The plaintiff says went home and told her mother about the ordeal, and that her mother reported what happened to the Allegheny County Police Department.

Detectives eventually seized the officer's phone after he denied having taken any pictures under initial questioning, according to the complaint.

The plaintiff says imaging of the officer's cellphone established that he "had, in fact, taken inappropriate, gratuitous photographs of [her] intimate areas."

Though the officer eventually admitted to having taken the pictures, the plaintiff says he wronged her further by failing to complete her investigation or turn it over to another entity to complete.

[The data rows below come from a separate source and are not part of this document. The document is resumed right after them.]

template <int N>
__global__ __launch_bounds__(THREADS) void k_commit(Pools P, SearchCfg C, int B, int lim) {
    using Lx = Lay<N>;
    __shared__ __align__(16) int8_t lds[WAVES][2][Lx::LS];
    __shared__ double ub[WAVES][DEAL_DRAWS];
    __shared__ double pterm[WAVES][SPL_ACTIONS];
    __shared__ int16_t pact[WAVES][SPL_ACTIONS];
    __shared__ int32_t pcnt[WAVES][SPL_ACTIONS];
    __shared__ __align__(16) float pprior[WAVES][SPL_ACTIONS + 3];
    __shared__ uint64_t pbits[WAVES][7];
    const int w = threadIdx.x >> 6, t = blockIdx.x * WAVES + w;
    if (t >= B) return;
    const int l = lane_id();
    TreeHdr *H = P.hdr + t;
    if (H->gc_state == 1 || H->sims_done < H->budget || H->overflow || H->root < 0) return;
    const uint32_t gb = C.board_base + (uint32_t)t;
    const int root = H->root;
    const NodeRun rr = run_of(P.nd[root].c);
    const int ec = rr.ec;
    const bool forced = H->forced;
    const int sims = H->budget, cm = H->move_no;
    run_bits(P, rr, pbits[w]);
    int best = 0;
    for (int i = l; i < ec; i += 64) {
        const EdgeP e = *P.ep(rr.eb + i);
        const int n = e.vi >= 0 ? P.vr(rr.vb + REC_UNITS * e.vi)->n : 0;
        const int k = order_of(pbits[w], e.a);
        pact[w][k] = e.a; pcnt[w][k] = n; pprior[w][k] = e.p;
        best = max(best, n);
    }
    best = wave_max_i32(best);
    wave_lds_fence();
    int mode = forced ? 0 : 1;
    long long tot = 0;
    for (; mode < 3; mode++) {
        tot = 0;
        for (int i = l; i < ec; i += 64)
            tot += mode == 0 ? pruned_count(pcnt[w][i], best, true, pprior[w][i], sims) : (mode == 1 ? pcnt[w][i] : 1);
        for (int o = 32; o > 0; o >>= 1) tot += __shfl_xor(tot, o, 64);
        if (tot > 0) break;
    }
#define POLICY_COUNT(i) (mode == 0 ? pruned_count(pcnt[w][i], best, true, pprior[w][i], sims) : (mode == 1 ? (long long)pcnt[w][i] : 1ll))
    const int step = H->episode_step + 1;
    const int player = H->player;
    int8_t *s = lds[w][0], *b = lds[w][1];
    int nex = H->n_examples;
    if (H->full && nex < P.excap) {
        const size_t x = (size_t)t * P.excap + nex;
        wave_load_board<N>(s, P.root_state + (size_t)t * Lx::S);
        wave_store_board<N>(P.ex_state + x * Lx::S, s);
        float *pi = P.ex_pi + x * SPL_ACTIONS;
        for (int a = l; a < SPL_ACTIONS; a += 64) pi[a] = 0.f;
        __threadfence_block();
        __builtin_amdgcn_wave_barrier();
        for (int i = l; i < ec; i += 64)
            pi[pact[w][i]] = (float)((double)POLICY_COUNT(i) / (double)tot);
        uint64_t m[7];
        wave_valid_moves<N>(s, 0, lim, m);
        store_mask(P.ex_valid + x * 7, m);
        if (l == 0) {
            const double q0 = P.nd[root].h.qs;
            P.ex_player[x] = player;
            for (int i = 0; i < 4; i++)
                P.ex_q[x * 4 + i] = i == 0 ? (float)q0 : (i < N ? (float)(-q0 / (double)(N - 1)) : 0.f);
        }
        nex++;
    }
    int action = 408;
    const double T = C.temp_threshold > 0 ? (step < C.temp_threshold ? 2.0 : 0.2) : 1.0;
    for (int i = l; i < ec; i += 64) pterm[w][i] = temp_pow((double)POLICY_COUNT(i) / (double)tot, T);
    __threadfence_block();
    __builtin_amdgcn_wave_barrier();
    double sum = 0.0;
    if (l == 0) {
        const double *pt = pterm[w];
        for (int i = 0; i < ec; i++) sum += pt[i];
    }
    sum = readlane_f64(sum, 0);
    for (int i = l; i < ec; i += 64) pterm[w][i] = pterm[w][i] / sum;
    __threadfence_block();
    __builtin_amdgcn_wave_barrier();
    if (l == 0) {
        double *pt = pterm[w];
        double cdf = 0.0;
        for (int i = 0; i < ec; i++) {
            cdf += pt[i];
// ... 1717 lines not shown
#endif

#if GC_PROBE
int spl_diag_gc_probe(unsigned long long *out24, int reset) {
    static unsigned long long h[GC_WG_MAX_PROBE][16], hm[GC_WG_MAX_PROBE][8];
    if (hipMemcpyFromSymbol(h, HIP_SYMBOL(g_gc_probe), sizeof(h)) != hipSuccess) return SPL_EDEVICE;
    if (hipMemcpyFromSymbol(hm, HIP_SYMBOL(g_gc_probe_max), sizeof(hm)) != hipSuccess) return SPL_EDEVICE;
    for (int k = 0; k < 24; k++) out24[k] = 0;
    for (int i = 0; i < GC_WG_MAX_PROBE; i++) {
        for (int k = 0; k < 10; k++) out24[k] += h[i][k];
        if (h[i][10] > out24[10]) {
            for (int k = 10; k < 14; k++) out24[k] = h[i][k];
            for (int k = 0; k < 7; k++) out24[16 + k] = hm[i][k];
        }
    }
    if (reset) {
        memset(h, 0, sizeof(h));
        memset(hm, 0, sizeof(hm));
        if (hipMemcpyToSymbol(HIP_SYMBOL(g_gc_probe), h, sizeof(h)) != hipSuccess) return SPL_EDEVICE;
        if (hipMemcpyToSymbol(HIP_SYMBOL(g_gc_probe_max), hm, sizeof(hm)) != hipSuccess) return SPL_EDEVICE;
    }
    return 0;
}
#endif

#if LM_PROBE
int spl_diag_lm_probe(unsigned long long *out) {
    return hipMemcpyFromSymbol(out, HIP_SYMBOL(g_lm_probe), sizeof(g_lm_probe)) == hipSuccess ? 0 : SPL_EDEVICE;
}
#endif

#if BACKUP_PROBE
int spl_diag_backup_probe(unsigned long long *out16, int reset) {
    static unsigned long long h[BK_PSLOTS][16];
    if (hipMemcpyFromSymbol(h, HIP_SYMBOL(g_bk_probe), sizeof(h)) != hipSuccess) return SPL_EDEVICE;
    for (int k = 0; k < 16; k++) out16[k] = 0;
    for (int i = 0; i < BK_PSLOTS; i++)
        for (int k = 0; k < 16; k++) out16[k] += h[i][k];
    if (reset) {
        memset(h, 0, sizeof(h));
        if (hipMemcpyToSymbol(HIP_SYMBOL(g_bk_probe), h, sizeof(h)) != hipSuccess) return SPL_EDEVICE;
    }
    return 0;
}
#endif

#if SPL_BOUNDS_CHECK
int spl_diag_bounds(unsigned long long *out4, int reset) {
    if (hipMemcpyFromSymbol(out4, HIP_SYMBOL(g_bounds), 68 * 8) != hipSuccess) return SPL_EDEVICE;
    if (reset) {
        unsigned long long z[68] = {0};
        if (hipMemcpyToSymbol(HIP_SYMBOL(g_bounds), z, sizeof(z)) != hipSuccess) return SPL_EDEVICE;
    }
    return 0;
}
#endif

long long spl_mcts_plan_bytes(const spl_ctx *ctx, int B, const spl_mcts_config *cfg) {
    if (!valid_cfg(ctx, B, cfg)) return SPL_EINVAL;
    return (long long)plan_pools(ctx->n, B, cfg).bytes;
}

The officer thus "not only victimized the plaintiff after she was potentially raped, he then abandoned the criminal investigation and did nothing to ensure that it was taken over by another agency/entity, which has led to the possible crime never being solved," the complaint states.

There is no mention in the complaint of whether the officer was reprimanded in connection to the plaintiff's case.

Representatives for the Coraopolis and Allegheny police departments have not returned requests for comment. Only the officer is named as a defendant.

The plaintiff seeks punitive damages for the invasion of bodily integrity in violation of due process under the 14th Amendment. She is represented by Noah Geary who likewise has not answered a request for comment.